((

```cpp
template <typename T>
__global__ void colsum_partial_kernel(const T* __restrict__ X, float* __restrict__ part, int M, int N, long ld, int rows_per_block) {
    const int n = blockIdx.x * blockDim.x + threadIdx.x;
    const int r_begin = blockIdx.y * rows_per_block;
    int r_end = r_begin + rows_per_block; r_end = r_end < M ? r_end : M;
    if (n >= N) return;
    float s0 = 0.f, s1 = 0.f, s2 = 0.f, s3 = 0.f;
    int r = r_begin;
    for (; r + 3 < r_end; r += 4) {
        s0 += ET<T>::ld(X + (long)r * ld + n); s1 += ET<T>::ld(X + (long)(r + 1) * ld + n);
        s2 += ET<T>::ld(X + (long)(r + 2) * ld + n); s3 += ET<T>::ld(X + (long)(r + 3) * ld + n);
    }
    for (; r < r_end; ++r) s0 += ET<T>::ld(X + (long)r * ld + n);
    part[(long)blockIdx.y * N + n] = (s0 + s1) + (s2 + s3);
}
__global__ void colsum_final_kernel(const float* __restrict__ part, float* __restrict__ out, int nparts, int N, int accumulate) {
    const int n = blockIdx.x * blockDim.x + threadIdx.x;
    if (n >= N) return;
    float s0 = 0.f, s1 = 0.f, s2 = 0.f, s3 = 0.f;
    int k = 0;
    for (; k + 3 < nparts; k += 4) {
        s0 += part[(long)k * N + n]; s1 += part[(long)(k + 1) * N + n]; s2 += part[(long)(k + 2) * N + n]; s3 += part[(long)(k + 3) * N + n];
// ... 147 lines not shown
    { const int rc = plan::tn_validate_problem(a->A, a->B, a->out, a->N1, a->N2, a->lda, a->ldb, a->a_zb, a->b_zb, a->rows_per_batch, a->nbatch, a->dtype);
      if (rc != 0) return rc; }
    if (a->chunk_rows <= 0 || a->chunk_rows % 64) return TAV_ERR_SHAPE;
    GemmTN p;
    p.A = (const char*)a->A; p.B = (const char*)a->B; p.S = a->slabs;
    p.bias_part = a->dbias ? a->bias_partials : nullptr; p.bias_spread = 0;
    if (a->dbias && !a->bias_partials) return TAV_ERR_NULL;
    p.N1 = (int)a->N1; p.N2 = (int)a->N2; p.lda = a->lda; p.ldb = a->ldb;
    p.rows_per_batch = (int)a->rows_per_batch; p.a_zb = a->a_zb; p.b_zb = a->b_zb;
    p.chunk_rows = a->chunk_rows;
    p.chunks_per_batch = (int)((a->rows_per_batch + a->chunk_rows - 1) / a->chunk_rows);
    const int nsplit = p.chunks_per_batch * (int)a->nbatch;
    if (nsplit != a->nsplit) return TAV_ERR_SHAPE;
    p.tiles_1 = (p.N1 + 127) / 128; p.tiles_2 = (p.N2 + 127) / 128;
    const int inner = a->perm_inner > 0 ? a->perm_inner : p.N2, outer = a->perm_outer > 0 ? a->perm_outer : 1;
    if (outer > 1 && inner * outer != p.N2) return TAV_ERR_SHAPE;
    dim3 grid(p.tiles_1 * p.tiles_2, nsplit), block(256);
    if (a->dtype == TAV_BF16) {
        const size_t lds = 4 * 64 * 256;
        hipLaunchKernelGGL((gemm_tn_kernel<bf16>), grid, block, lds, stream, p);
    } else {
        const size_t lds = 4 * 64 * 512;
        hipLaunchKernelGGL((gemm_tn_kernel<float>), grid, block, lds, stream, p);
    }
    int e = (int)hipGetLastError();
    if (e) return e;
    const long n_elems = (long)p.N1 * p.N2;
    const long nthreads = (n_elems + 3) / 4;
    hipLaunchKernelGGL(splitk_reduce_kernel, dim3((unsigned)((nthreads + 255) / 256)), dim3(256), 0, stream, a->slabs, a->out, nsplit,
                       n_elems, p.N2, inner, outer, a->accumulate, a->scale == 0.f ? 1.f : a->scale, (const float*)a->bias_partials, a->dbias, p.N1);
    return (int)hipGetLastError();
}

extern "C" int tav_colsum(const void* x, int32_t dtype, int64_t M, int64_t N, int64_t ld, float* partials, int32_t nparts, float* out,
                          int32_t accumulate, void* stream_) {
    hipStream_t stream = (hipStream_t)stream_;
    if (!x || !partials || !out) return TAV_ERR_NULL;
    if (M <= 0 || N <= 0 || nparts <= 0) return TAV_ERR_SHAPE;
    const int rows_per_block = (int)((M + nparts - 1) / nparts);
    dim3 grid((unsigned)((N + 255) / 256), nparts), block(256);
    if (dtype == TAV_BF16) hipLaunchKernelGGL((colsum_partial_kernel<bf16>), grid, block, 0, stream, (const bf16*)x, partials, (int)M, (int)N, (long)ld, rows_per_block);
    else if (dtype == TAV_F32) hipLaunchKernelGGL((colsum_partial_kernel<float>), grid, block, 0, stream, (const float*)x, partials, (int)M, (int)N, (long)ld, rows_per_block);
    else return TAV_ERR_DTYPE;
    hipLaunchKernelGGL(colsum_final_kernel, dim3((unsigned)((N + 255) / 256)), dim3(256), 0, stream, partials, out, nparts, (int)N, accumulate);
    return (int)hipGetLastError();
}
```

### multi-modal-emotion_amd/csrc/gemm_plan.h

```cpp
#pragma once
#include <stdint.h>
#include <algorithm>
#include "../../include/tavhip.h"

namespace tav {
namespace plan {

inline int elem_size(int dtype) { return dtype == TAV_FP8 ? 1 : (dtype == TAV_BF16 ? 2 : 4); }
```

))

Task
Starting at the top, retype every line of the material above exactly.

Solution for this task
```cpp
template <typename T>
__global__ void colsum_partial_kernel(const T* __restrict__ X, float* __restrict__ part, int M, int N, long ld, int rows_per_block) {
    const int n = blockIdx.x * blockDim.x + threadIdx.x;
    const int r_begin = blockIdx.y * rows_per_block;
    int r_end = r_begin + rows_per_block; r_end = r_end < M ? r_end : M;
    if (n >= N) return;
    float s0 = 0.f, s1 = 0.f, s2 = 0.f, s3 = 0.f;
    int r = r_begin;
    for (; r + 3 < r_end; r += 4) {
        s0 += ET<T>::ld(X + (long)r * ld + n); s1 += ET<T>::ld(X + (long)(r + 1) * ld + n);
        s2 += ET<T>::ld(X + (long)(r + 2) * ld + n); s3 += ET<T>::ld(X + (long)(r + 3) * ld + n);
    }
    for (; r < r_end; ++r) s0 += ET<T>::ld(X + (long)r * ld + n);
    part[(long)blockIdx.y * N + n] = (s0 + s1) + (s2 + s3);
}
__global__ void colsum_final_kernel(const float* __restrict__ part, float* __restrict__ out, int nparts, int N, int accumulate) {
    const int n = blockIdx.x * blockDim.x + threadIdx.x;
    if (n >= N) return;
    float s0 = 0.f, s1 = 0.f, s2 = 0.f, s3 = 0.f;
    int k = 0;
    for (; k + 3 < nparts; k += 4) {
        s0 += part[(long)k * N + n]; s1 += part[(long)(k + 1) * N + n]; s2 += part[(long)(k + 2) * N + n]; s3 += part[(long)(k + 3) * N + n];
// ... 147 lines not shown
    { const int rc = plan::tn_validate_problem(a->A, a->B, a->out, a->N1, a->N2, a->lda, a->ldb, a->a_zb, a->b_zb, a->rows_per_batch, a->nbatch, a->dtype);
      if (rc != 0) return rc; }
    if (a->chunk_rows <= 0 || a->chunk_rows % 64) return TAV_ERR_SHAPE;
    GemmTN p;
    p.A = (const char*)a->A; p.B = (const char*)a->B; p.S = a->slabs;
    p.bias_part = a->dbias ? a->bias_partials : nullptr; p.bias_spread = 0;
    if (a->dbias && !a->bias_partials) return TAV_ERR_NULL;
    p.N1 = (int)a->N1; p.N2 = (int)a->N2; p.lda = a->lda; p.ldb = a->ldb;
    p.rows_per_batch = (int)a->rows_per_batch; p.a_zb = a->a_zb; p.b_zb = a->b_zb;
    p.chunk_rows = a->chunk_rows;
    p.chunks_per_batch = (int)((a->rows_per_batch + a->chunk_rows - 1) / a->chunk_rows);
    const int nsplit = p.chunks_per_batch * (int)a->nbatch;
    if (nsplit != a->nsplit) return TAV_ERR_SHAPE;
    p.tiles_1 = (p.N1 + 127) / 128; p.tiles_2 = (p.N2 + 127) / 128;
    const int inner = a->perm_inner > 0 ? a->perm_inner : p.N2, outer = a->perm_outer > 0 ? a->perm_outer : 1;
    if (outer > 1 && inner * outer != p.N2) return TAV_ERR_SHAPE;
    dim3 grid(p.tiles_1 * p.tiles_2, nsplit), block(256);
    if (a->dtype == TAV_BF16) {
        const size_t lds = 4 * 64 * 256;
        hipLaunchKernelGGL((gemm_tn_kernel<bf16>), grid, block, lds, stream, p);
    } else {
        const size_t lds = 4 * 64 * 512;
        hipLaunchKernelGGL((gemm_tn_kernel<float>), grid, block, lds, stream, p);
    }
    int e = (int)hipGetLastError();
    if (e) return e;
    const long n_elems = (long)p.N1 * p.N2;
    const long nthreads = (n_elems + 3) / 4;
    hipLaunchKernelGGL(splitk_reduce_kernel, dim3((unsigned)((nthreads + 255) / 256)), dim3(256), 0, stream, a->slabs, a->out, nsplit,
                       n_elems, p.N2, inner, outer, a->accumulate, a->scale == 0.f ? 1.f : a->scale, (const float*)a->bias_partials, a->dbias, p.N1);
    return (int)hipGetLastError();
}

extern "C" int tav_colsum(const void* x, int32_t dtype, int64_t M, int64_t N, int64_t ld, float* partials, int32_t nparts, float* out,
                          int32_t accumulate, void* stream_) {
    hipStream_t stream = (hipStream_t)stream_;
    if (!x || !partials || !out) return TAV_ERR_NULL;
    if (M <= 0 || N <= 0 || nparts <= 0) return TAV_ERR_SHAPE;
    const int rows_per_block = (int)((M + nparts - 1) / nparts);
    dim3 grid((unsigned)((N + 255) / 256), nparts), block(256);
    if (dtype == TAV_BF16) hipLaunchKernelGGL((colsum_partial_kernel<bf16>), grid, block, 0, stream, (const bf16*)x, partials, (int)M, (int)N, (long)ld, rows_per_block);
    else if (dtype == TAV_F32) hipLaunchKernelGGL((colsum_partial_kernel<float>), grid, block, 0, stream, (const float*)x, partials, (int)M, (int)N, (long)ld, rows_per_block);
    else return TAV_ERR_DTYPE;
    hipLaunchKernelGGL(colsum_final_kernel, dim3((unsigned)((N + 255) / 256)), dim3(256), 0, stream, partials, out, nparts, (int)N, accumulate);
    return (int)hipGetLastError();
}
```

### multi-modal-emotion_amd/csrc/gemm_plan.h

```cpp
#pragma once
#include <stdint.h>
#include <algorithm>
#include "../../include/tavhip.h"

namespace tav {
namespace plan {

inline int elem_size(int dtype) { return dtype == TAV_FP8 ? 1 : (dtype == TAV_BF16 ? 2 : 4); }
```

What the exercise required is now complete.